### Task directions
Locate each line of the material that contains "fixedGranules", then return it.
---------- Source material
## Add guided dynamic chunking of split-round work across blocks

Each block now takes only a fixed share (three quarters) of the listed worklist entries and spilled granules in the split round. The remainder is handed out in small chunks through a global atomic tail counter, so blocks that finish early pick up more work. The aim is to reduce load imbalance and the wait at the grid barrier that follows. It also adds optional barrier-spread timing instrumentation behind SIMLOD_TIMERS, and costs extra block syncs and atomics per chunk.

```diff
diff --git a/simlod_b200/csrc/construct.cu b/simlod_b200/csrc/construct.cu
--- a/simlod_b200/csrc/construct.cu
+++ b/simlod_b200/csrc/construct.cu
@@ -310,6 +310,17 @@
 __shared__ uint32_t sh_splitGranule[65];
 __shared__ uint32_t sh_wlCount, sh_wlBase, sh_wlFill;
 __shared__ uint32_t sh_roundLegacy, sh_roundListed;
+constexpr uint32_t FIXED_QUARTERS = 3;
+constexpr uint32_t CHUNK_UNITS = 8;
+struct GuidedShares {
+    uint32_t fixedListed, fixedGranules;
+    uint32_t listedTail, granuleTail;
+    uint32_t listedUnits, units;
+};
+__shared__ GuidedShares sh_guided;
+__shared__ uint32_t sh_tailUnit;
+struct Segment { uint32_t first, numListed, gFirst, numGranules; };
+__shared__ Segment sh_segment;
 __device__ __forceinline__ uint32_t blockExclusiveScan(uint32_t v, uint32_t& total) {
     __shared__ uint32_t sh_warpSum[8];
     __shared__ uint32_t sh_total;
@@ -613,6 +624,7 @@
 __device__ void buildWorklist(const Ctx& c, const Batch& b, uint32_t spillBegin, uint32_t spillEnd, uint32_t round) {
     Ctl::Worklist* w = &c.ctl()->wl[b.index % 3u];
     const uint32_t numSplit = spillEnd - spillBegin;
+    if (first_in_grid()) w->tail = 0;
 #ifdef SIMLOD_NO_WORKLIST
     if (true) {
 #else
@@ -679,6 +691,26 @@
         if (laneId() == 0) off = atomicAdd(&sh_wlFill, (uint32_t)__popc(mask));
         off = __shfl_sync(0xffffffffu, off, 0);
         if (m) wl[base + off + __popc(mask & lanemaskLt())] = (mode == 0 ? blockFirst + k : items[k]) | wlSplit(words[k]);
+    }
+}
+
+__device__ __noinline__ void takeChunk() {
+    const Ctx c;
+    const Batch& b = sh_batch;
+    const GuidedShares& gs = sh_guided;
+    const uint32_t n = min(CHUNK_UNITS, (LIST_CAP - min(sh_listCount, LIST_CAP)) / 32u);
+    const uint32_t k = n ? atomicAdd(&c.ctl()->wl[b.index % 3u].tail, n) : 0xffffffffu;
+    sh_tailUnit = k;
+    sh_segment.numListed = 0; sh_segment.numGranules = 0;
+    if (k < gs.listedUnits) {
+        const uint32_t listed = min(sh_roundListed, (uint32_t)scratch::WL_CAP);
+        sh_segment.first = gs.listedTail + k * 32u;
+        sh_segment.numListed = min(listed, gs.listedTail + min(k + n, gs.listedUnits) * 32u) - sh_segment.first;
+    }
+    if (k < gs.units && k + n > gs.listedUnits) {
+        const uint32_t g0 = max(k, gs.listedUnits);
+        sh_segment.gFirst = gs.granuleTail + (g0 - gs.listedUnits);
+        sh_segment.numGranules = min(k + n, gs.units) - g0;
     }
 }
 
@@ -727,17 +759,31 @@
         uint32_t* leafOf = c.leafOf(b.parity);
         uint32_t* slotOf = c.slotOf(b.parity);
         if (sh_roundLegacy == 0) {
-            const uint32_t listed = min(sh_roundListed, (uint32_t)scratch::WL_CAP);
+            const uint32_t numSplit = spillEnd - spillBegin;
             const uint32_t perRun = ((b.size + gridDim.x - 1) / gridDim.x + 31u) & ~31u;
-            const uint32_t numSplit = spillEnd - spillBegin;
             if (threadIdx.x < numSplit) sh_splitInfo[threadIdx.x] = c.spill()[spillBegin + threadIdx.x];
             for (uint32_t e = threadIdx.x; e < CHILD_SLOTS; e += blockDim.x) sh_childCount[e] = 0;
             if (threadIdx.x == 0) { sh_listCount = 0; sh_listMode = 1; sh_roundSplits = numSplit; }
             __syncthreads();
             if (threadIdx.x == 0) {
+                const uint32_t listed = min(sh_roundListed, (uint32_t)scratch::WL_CAP);
                 uint32_t run = 0;
                 for (uint32_t k = 0; k < numSplit; k++) { sh_splitGranule[k] = run; run += (sh_splitInfo[k].stored + 31u) / 32u; }
                 sh_splitGranule[numSplit] = run;
+                const uint32_t shareL = ((listed + gridDim.x - 1) / gridDim.x + 31u) & ~31u, shareG = (run + gridDim.x - 1) / gridDim.x;
+                const bool guided = (uint64_t)listed + 32ull * run <= (uint64_t)gridDim.x * (LIST_CAP - 32u);
+                GuidedShares gs;
+                gs.fixedListed = guided ? (shareL * FIXED_QUARTERS / 4u) & ~31u : shareL;
+                gs.fixedGranules = guided ? shareG * FIXED_QUARTERS / 4u : shareG;
+                gs.listedTail = min(listed, gridDim.x * gs.fixedListed);
+                gs.granuleTail = min(run, gridDim.x * gs.fixedGranules);
+                gs.listedUnits = (listed - gs.listedTail + 31u) / 32u;
+                gs.units = gs.listedUnits + (run - gs.granuleTail);
+                sh_guided = gs;
+                sh_segment.first = min(listed, blockIdx.x * gs.fixedListed);
+                sh_segment.numListed = min(listed - sh_segment.first, gs.fixedListed);
+                sh_segment.gFirst = min(run, blockIdx.x * gs.fixedGranules);
+                sh_segment.numGranules = min(run - sh_segment.gFirst, gs.fixedGranules);
             }
             __syncthreads();
 #if SIMLOD_TIMERS >= 2
@@ -773,100 +819,102 @@
                 const uint32_t seen = (UNCACHED_GRID || SIMLOD_REWALK_L2TEST) ? ldcg(word) : *word;
                 if ((seen & bit) == 0 && (atomicOr(word, bit) & bit) == 0) recordVoxel(c, b, node, cell, color);
             };
-            {
-                const uint32_t share = ((listed + gridDim.x - 1) / gridDim.x + 31u) & ~31u;
-                const uint32_t first = min(listed, blockIdx.x * share);
-                const uint32_t numListed = min(listed - first, share);
-                const uint32_t* wl = c.worklist() + first;
-                const uint32_t stride = blockDim.x;
-                auto loadEntry = [&](uint32_t bs) { const uint32_t u = bs + laneId(); return u < numListed ? wl[u] : NO_ITEM; };
-                auto loadPoint = [&](uint32_t e) {
-                    const uint32_t i = e & WL_ITEM_MASK;
-                    if (e == NO_ITEM) return make_uint4(0, 0, 0, 0);
-                    return i >= scratch::MAX_BATCH ? *reinterpret_cast<const uint4*>(c.spilled() + (i - scratch::MAX_BATCH)) : ldPoint(b.points + i);
-                };
-                uint32_t base = threadIdx.x & ~31u;
-                uint32_t eCur = loadEntry(base), eNext = loadEntry(base + stride);
-                uint4 ptCur = loadPoint(eCur);
-                for (; base < numListed; base += stride) {
-                    const uint4 ptNext = loadPoint(eNext);
-                    const uint32_t eNext2 = loadEntry(base + 2u * stride);
-                    const uint32_t i = eCur & WL_ITEM_MASK, k = eCur >> WL_SPLIT_SHIFT;
-                    const uint4 pt = ptCur;
-                    bool valid = eCur != NO_ITEM;
-                    const bool spilledItem = valid && i >= scratch::MAX_BATCH;
-                    uint32_t node = 0, level = 0, childBase = 0;
-                    uint64_t grid = 0;
-                    if (valid) {
-                        if (k < numSplit) { node = sh_splitInfo[k].node; level = sh_splitInfo[k].level; childBase = sh_splitInfo[k].childBase; grid = sh_splitInfo[k].grid; }
-                        else { valid = false; atomicOr(&c.ctl()->errorFlags, ERR_INTERNAL); }
-                        valid = valid && level < SIMLOD_MAX_DEPTH;
+            for (;;) {
+                {
+                    const uint32_t first = sh_segment.first, numListed = sh_segment.numListed;
+                    const uint32_t* wl = c.worklist() + first;
+                    const uint32_t stride = blockDim.x;
+                    auto loadEntry = [&](uint32_t bs) { const uint32_t u = bs + laneId(); return u < numListed ? wl[u] : NO_ITEM; };
+                    auto loadPoint = [&](uint32_t e) {
+                        const uint32_t i = e & WL_ITEM_MASK;
+                        if (e == NO_ITEM) return make_uint4(0, 0, 0, 0);
+                        return i >= scratch::MAX_BATCH ? *reinterpret_cast<const uint4*>(c.spilled() + (i - scratch::MAX_BATCH)) : ldPoint(b.points + i);
+                    };
+                    uint32_t base = threadIdx.x & ~31u;
+                    uint32_t eCur = loadEntry(base), eNext = loadEntry(base + stride);
+                    uint4 ptCur = loadPoint(eCur);
+                    for (; base < numListed; base += stride) {
+                        const uint4 ptNext = loadPoint(eNext);
+                        const uint32_t eNext2 = loadEntry(base + 2u * stride);
+                        const uint32_t i = eCur & WL_ITEM_MASK, k = eCur >> WL_SPLIT_SHIFT;
+                        const uint4 pt = ptCur;
+                        bool valid = eCur != NO_ITEM;
+                        const bool spilledItem = valid && i >= scratch::MAX_BATCH;
+                        uint32_t node = 0, level = 0, childBase = 0;
+                        uint64_t grid = 0;
+                        if (valid) {
+                            if (k < numSplit) { node = sh_splitInfo[k].node; level = sh_splitInfo[k].level; childBase = sh_splitInfo[k].childBase; grid = sh_splitInfo[k].grid; }
+                            else { valid = false; atomicOr(&c.ctl()->errorFlags, ERR_INTERNAL); }
+                            valid = valid && level < SIMLOD_MAX_DEPTH;
+                        }
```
--------------------
### Response below
+    uint32_t fixedListed, fixedGranules;
+                gs.fixedGranules = guided ? shareG * FIXED_QUARTERS / 4u : shareG;
+                gs.granuleTail = min(run, gridDim.x * gs.fixedGranules);
+                sh_segment.gFirst = min(run, blockIdx.x * gs.fixedGranules);
+                sh_segment.numGranules = min(run - sh_segment.gFirst, gs.fixedGranules);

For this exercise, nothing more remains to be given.